### Task requirements
Within the material below, tally every line that holds the word "srow", then give the tally and nothing more.

★ ★ ★ ★

+                if (P.identity) hipLaunchKernelGGL(k_tally_cols<false>, dim3(cblocks), dim3(1024), clds, stream, R, H, err_bits, patch, 6, P, T);
+                else hipLaunchKernelGGL(k_tally_cols<true>, dim3(cblocks), dim3(1024), clds, stream, R, H, err_bits, patch, 6, P, T);
+                HIP_TRY(hipGetLastError());
+                return KBBQ_OK;
+            }
+        }
         const unsigned long long inv_len = ~0ULL / R.read_len + 1;
         Timed t(e, "k_tally", stream);
         if (P.identity) hipLaunchKernelGGL(k_tally_uniform<false>, dim3(blocks), dim3(1024), lds, stream, R, H, err_bits, patch, ccap, 6, inv_len, P);
diff --git a/kbbq_amd/csrc/kernels.h b/kbbq_amd/csrc/kernels.h
--- a/kbbq_amd/csrc/kernels.h
+++ b/kbbq_amd/csrc/kernels.h
@@ -1090,6 +1090,236 @@
     }
 }
 
+struct TallyColsShape {
+    int S, rpw;
+    int nr, wr;
+    int reps;
+    int di_every;
+    int cyc_every;
+};
+
+__device__ __forceinline__ uint32_t rot16(uint32_t v, int r) { return ((v | (v << 16)) >> r) & 0xFFFFu; }
+__device__ __forceinline__ uint32_t bytes_of_bits(uint32_t m4) {
+    return __builtin_amdgcn_perm(0u, 0u, ((m4 * 0x00204081u) & 0x01010101u) + 0x0C0C0C0Cu);
+}
+__device__ __forceinline__ void lds_add_at(uint32_t *base, uint32_t byte_off, uint32_t v) {
+    atomicAdd(reinterpret_cast<uint32_t *>(reinterpret_cast<char *>(base) + byte_off), v);
+}
+
+template <bool MAP>
+__global__ void __launch_bounds__(1024) k_tally_cols(ReadsDev R, HistDev H, const uint32_t *err_bits, const uint32_t *patch,
+                                                     int minscore, TallyPlan P, TallyColsShape T) {
+    extern __shared__ uint32_t lds[];
+    if (R.n_reads == 0) return;
+    const int L = (int)R.read_len, S = T.S, rpw = T.rpw, nr = T.nr, wr = T.wr, reps = T.reps;
+    uint32_t *t_cyc = lds;
+    uint32_t *t_rep = lds + 2 * nr * wr;
+    uint32_t *t_di = t_rep + nr * 16 * reps;
+    uint8_t *l_qslot = reinterpret_cast<uint8_t *>(t_di + nr * 32);
+    const int words = 2 * nr * wr + nr * 16 * reps + nr * 32;
+    for (int i = threadIdx.x; i < words; i += blockDim.x) lds[i] = 0;
+    if (MAP && threadIdx.x < 256) l_qslot[threadIdx.x] = P.qslot[threadIdx.x];
+    __syncthreads();
+
+    const int lane = threadIdx.x & 63;
+    const int rs = lane / S, seg = lane - rs * S, rr = rs & 15;
+    const bool lane_on = rs < rpw;
+    const int nb = min(16, L - 16 * seg);
+    const uint32_t seg_ok = ((1u << nb) - 1u) & (seg == 0 ? 0xFFFEu : 0xFFFFu);
+    const uint32_t col0 = (uint32_t)lane * 4u, colS = (uint32_t)S * 4u, rowb = (uint32_t)wr * 4u;
+    const uint32_t rep4 = (uint32_t)(lane & (reps - 1)) * 4u;
+    const int rep_shift = __builtin_ctz((unsigned)reps) + 2;
+    const uint32_t n = (uint32_t)R.n_bases;
+    const uint32_t nbw = (n + 15) / 16 - 1, nnw = (n + 31) / 32 - 1;
+    const uint32_t *bases32 = reinterpret_cast<const uint32_t *>(R.bases);
+    const uint32_t *nmask32 = reinterpret_cast<const uint32_t *>(R.nmask);
+    const uint32_t n_reads = (uint32_t)R.n_reads;
+    const uint32_t waves = gridDim.x * (blockDim.x >> 6);
+    const uint32_t wave0 = blockIdx.x * (blockDim.x >> 6) + (threadIdx.x >> 6);
+    const uint32_t per_it = waves * (uint32_t)rpw;
+    const uint32_t iters = (n_reads + per_it - 1) / per_it;
+
+    struct Raw { uint4 q; uint32_t b0, b1, bp, n0, n1, np, e0, e1, pt, g0; int sec, act; };
+    auto fetch = [&](uint32_t it) {
+        Raw w;
+        const uint32_t r1 = (it * waves + wave0) * (uint32_t)rpw + (uint32_t)rs;
+        w.act = lane_on && it < iters && r1 < n_reads;
+        const uint32_t r = w.act ? r1 : 0u;
+        if (w.act && R.rg && R.rg[r] != 0) w.act = 0;
+        const uint32_t g0 = r * (uint32_t)L + 16u * (uint32_t)seg;
+        w.g0 = g0;
+        const uint32_t qa = min(g0, n - 16u);
+        __builtin_memcpy(&w.q, R.qual + qa, 16);
+        const uint32_t bi = g0 >> 4, ni = g0 >> 5;
+        w.b0 = bases32[bi];
+        w.b1 = bases32[min(bi + 1u, nbw)];
+        w.bp = bases32[bi ? bi - 1u : 0u];
+        w.n0 = nmask32[ni];
+        w.n1 = nmask32[min(ni + 1u, nnw)];
+        w.np = nmask32[ni ? ni - 1u : 0u];
+        w.e0 = err_bits[ni];
+        w.e1 = err_bits[min(ni + 1u, nnw)];
+        w.sec = R.flags ? (R.flags[r] & 1) : 0;
+        w.pt = patch ? patch[r] : 0u;
+        return w;
+    };
+
+    auto fold_reps = [&]() {
+        for (int k = threadIdx.x; k < nr * 16; k += blockDim.x) {
+            uint32_t tot = 0, er = 0;
+            for (int p = 0; p < reps; ++p) {
+                const uint32_t v = t_rep[k * reps + p];
+                t_rep[k * reps + p] = 0;
+                tot += v & 0xFFFFu;
+                er += v >> 16;
+            }
+            t_di[2 * k] += tot;
+            t_di[2 * k + 1] += er;
+        }
+    };
+    auto flush_cycles = [&]() {
+        for (int w = threadIdx.x; w < 2 * nr * wr; w += blockDim.x) {
+            const uint32_t v = t_cyc[w];
+            if (!v) continue;
+            t_cyc[w] = 0;
+            const int srow = w / wr, col = w - srow * wr;
+            const int c = 16 * (col % S) + ((col / S) & 15);
+            const int row = srow % nr, sec = srow / nr;
+            if (c >= L || c >= H.n_cycle || (MAP && row == 0)) continue;
+            const int q = MAP ? (int)P.qof[row - 1] : row;
+            atomicAdd(&H.cycle[cyc_index(H, 0, q, sec, c) + 1], (unsigned long long)(v & 0xFFFFu));
+            if (v >> 16) atomicAdd(&H.cycle[cyc_index(H, 0, q, sec, c)], (unsigned long long)(v >> 16));
+        }
+    };
+    auto flush_dinuc = [&]() {
+        for (int k = threadIdx.x; k < nr * 16; k += blockDim.x) {
+            const uint32_t tot = t_di[2 * k], er = t_di[2 * k + 1];
+            const int row = k >> 4;
+            if (!tot || (MAP && row == 0)) continue;
+            const int q = MAP ? (int)P.qof[row - 1] : row;
+            if (q < minscore) continue;
+            const uint64_t cell = (uint64_t)q * 16 + (k & 15);
+            atomicAdd(&H.dinuc[cell * 2 + 1], (unsigned long long)tot);
+            if (er) atomicAdd(&H.dinuc[cell * 2], (unsigned long long)er);
+        }
+    };
+
+    auto step = [&](uint32_t it, const Raw &w) {
+        if (w.act) {
+            const uint32_t g0 = w.g0, sb = g0 & 15u, sn = g0 & 31u;
+            uint32_t B = __builtin_amdgcn_alignbit(w.b1, w.b0, 2u * sb);
+            uint32_t N = __builtin_amdgcn_alignbit(w.n1, w.n0, sn) & 0xFFFFu;
+            const uint32_t E = __builtin_amdgcn_alignbit(w.e1, w.e0, sn) & 0xFFFFu;
+            uint32_t pb = sb ? (w.b0 >> (2u * sb - 2u)) & 3u : w.bp >> 30;
+            uint32_t pn = sn ? (w.n0 >> (sn - 1u)) & 1u : w.np >> 31;
+            if (w.pt >> 31) {
+                const int x = patch_at(w.pt) - 16 * seg;
+                if ((unsigned)x < 16u) {
+                    B = (B & ~(3u << (2 * x))) | ((w.pt & 3u) << (2 * x));
+                    N &= ~(1u << x);
+                } else if (x == -1) {
+                    pb = w.pt & 3u;
+                    pn = 0;
+                }
+            }
+            const uint32_t P2 = (B << 2) | pb;
+            const uint32_t ok = ~(N | (N << 1) | pn) & seg_ok;
+            const uint32_t Br = __builtin_amdgcn_alignbit(B, B, 2u * rr), Pr = __builtin_amdgcn_alignbit(P2, P2, 2u * rr);
+            const uint32_t okr = rot16(ok, rr), Er = rot16(E, rr) << 16;
+            uint32_t q4[4] = {w.q.x, w.q.y, w.q.z, w.q.w};
+            {
+                const int t = (rr + (int)(g0 - min(g0, n - 16u))) & 15, dw = t >> 2, sh = (t & 3) * 8;
+                uint32_t a0 = q4[0], a1 = q4[1], a2 = q4[2], a3 = q4[3];
+                if (dw & 2) { uint32_t x0 = a0, x1 = a1; a0 = a2; a1 = a3; a2 = x0; a3 = x1; }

★ ★ ★ ★

### Exercise response
2